Nothing in the records may change. Print them all again.

═════ GIVEN DATA ═════

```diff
@@ -1266,7 +1334,8 @@
       for (int sg = 0; sg < q.nseg; ++sg) maxpw = q.pw[sg] > maxpw ? q.pw[sg] : maxpw;
       constexpr int narrow_min = 256;
       t.narrow[j] = maxpw > narrow_min ? 1 : 0;
-      blocks += (int)cdiv64(q.nel, t.narrow[j] ? 64 : RB_ELEMS);
+      if (maxpw <= 32) t.narrow[j] = maxpw <= 4 ? 2 : maxpw <= 8 ? 3 : maxpw <= 16 ? 4 : 5;
+      blocks += (int)cdiv64(q.nel, t.narrow[j] >= 2 ? RB_FEW_ELEMS : t.narrow[j] ? 64 : RB_ELEMS);
     }
     t.blk_start[t.njobs] = blocks;
     hipLaunchKernelGGL(wgrad_reduce_batch_kernel, dim3((unsigned)blocks), dim3(1024), 0, st, t);
diff --git a/visual-tactile-synthesis_amd/vts/ops.py b/visual-tactile-synthesis_amd/vts/ops.py
--- a/visual-tactile-synthesis_amd/vts/ops.py
+++ b/visual-tactile-synthesis_amd/vts/ops.py
@@ -45,7 +45,7 @@
     rc = fn(*args)
     e1.record()
     L.check(rc, label)
-    if label.startswith(("conv4x4", "wgrad4x4", "patch_conv4x4", "patch_wgrad4x4", "norm_", "conv3x3_wide", "wgrad3x3_wide")):
+    if label.startswith(("conv4x4", "wgrad4x4", "patch_conv4x4", "patch_wgrad4x4", "head_", "patch_head_", "norm_", "conv3x3_wide", "wgrad3x3_wide")):
         label = L.load().vts_last_kernel().decode()
     TIMER.append((label, nbytes, flops, e0, e1, DETAIL))
     DETAIL = None
@@ -160,6 +160,8 @@
     nbytes = 4.0 * (d.N * cin * d.IH * d.IW + d.N * cout * d.OH * d.OW * (1 + (dmask is not None) + bool(accumulate))
                     + cout * cin * 16)
     label = "conv4x4<%s,s%d,nr%d>" % ("convT" if transposed else "conv", stride, (cout + 15) // 16)
+    if cout == 1 and not transposed and stride == 1:
+        label = "head_" + label
     if d.N >= 128 and max(d.IH, d.IW, d.OH, d.OW) <= 34:
         label = "patch_" + label
     if TIMER is not None:
@@ -321,7 +323,7 @@
     if TIMER is not None:
         global DETAIL
         DETAIL = "N%d lo %dx%dx%d hi %dx%dx%d p%d" % (d.N, cl, d.LH, d.LW, chn, d.HH, d.HW, pad)
-    _run(("patch_wgrad4x4<s%d>" if (d.N >= 128 and max(d.HH, d.HW) <= 34) else "wgrad4x4<s%d>") % stride, nbytes, flops, lib.vts_wgrad4x4,
+    _run(("patch_" if (d.N >= 128 and max(d.HH, d.HW) <= 34) else "") + ("head_" if cl == 1 and stride == 1 else "") + "wgrad4x4<s%d>" % stride, nbytes, flops, lib.vts_wgrad4x4,
          C.byref(d), ws.data_ptr(), L.stream())
     if defer:
         seg = (ws, int(n // nel))
```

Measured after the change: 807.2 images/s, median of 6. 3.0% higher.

═════

- _SOLUTION TO THE PROBLEM_:
```diff
@@ -1266,7 +1334,8 @@
       for (int sg = 0; sg < q.nseg; ++sg) maxpw = q.pw[sg] > maxpw ? q.pw[sg] : maxpw;
       constexpr int narrow_min = 256;
       t.narrow[j] = maxpw > narrow_min ? 1 : 0;
-      blocks += (int)cdiv64(q.nel, t.narrow[j] ? 64 : RB_ELEMS);
+      if (maxpw <= 32) t.narrow[j] = maxpw <= 4 ? 2 : maxpw <= 8 ? 3 : maxpw <= 16 ? 4 : 5;
+      blocks += (int)cdiv64(q.nel, t.narrow[j] >= 2 ? RB_FEW_ELEMS : t.narrow[j] ? 64 : RB_ELEMS);
     }
     t.blk_start[t.njobs] = blocks;
     hipLaunchKernelGGL(wgrad_reduce_batch_kernel, dim3((unsigned)blocks), dim3(1024), 0, st, t);
diff --git a/visual-tactile-synthesis_amd/vts/ops.py b/visual-tactile-synthesis_amd/vts/ops.py
--- a/visual-tactile-synthesis_amd/vts/ops.py
+++ b/visual-tactile-synthesis_amd/vts/ops.py
@@ -45,7 +45,7 @@
     rc = fn(*args)
     e1.record()
     L.check(rc, label)
-    if label.startswith(("conv4x4", "wgrad4x4", "patch_conv4x4", "patch_wgrad4x4", "norm_", "conv3x3_wide", "wgrad3x3_wide")):
+    if label.startswith(("conv4x4", "wgrad4x4", "patch_conv4x4", "patch_wgrad4x4", "head_", "patch_head_", "norm_", "conv3x3_wide", "wgrad3x3_wide")):
         label = L.load().vts_last_kernel().decode()
     TIMER.append((label, nbytes, flops, e0, e1, DETAIL))
     DETAIL = None
@@ -160,6 +160,8 @@
     nbytes = 4.0 * (d.N * cin * d.IH * d.IW + d.N * cout * d.OH * d.OW * (1 + (dmask is not None) + bool(accumulate))
                     + cout * cin * 16)
     label = "conv4x4<%s,s%d,nr%d>" % ("convT" if transposed else "conv", stride, (cout + 15) // 16)
+    if cout == 1 and not transposed and stride == 1:
+        label = "head_" + label
     if d.N >= 128 and max(d.IH, d.IW, d.OH, d.OW) <= 34:
         label = "patch_" + label
     if TIMER is not None:
@@ -321,7 +323,7 @@
     if TIMER is not None:
         global DETAIL
         DETAIL = "N%d lo %dx%dx%d hi %dx%dx%d p%d" % (d.N, cl, d.LH, d.LW, chn, d.HH, d.HW, pad)
-    _run(("patch_wgrad4x4<s%d>" if (d.N >= 128 and max(d.HH, d.HW) <= 34) else "wgrad4x4<s%d>") % stride, nbytes, flops, lib.vts_wgrad4x4,
+    _run(("patch_" if (d.N >= 128 and max(d.HH, d.HW) <= 34) else "") + ("head_" if cl == 1 and stride == 1 else "") + "wgrad4x4<s%d>" % stride, nbytes, flops, lib.vts_wgrad4x4,
          C.byref(d), ws.data_ptr(), L.stream())
     if defer:
         seg = (ws, int(n // nel))
```

Measured after the change: 807.2 images/s, median of 6. 3.0% higher.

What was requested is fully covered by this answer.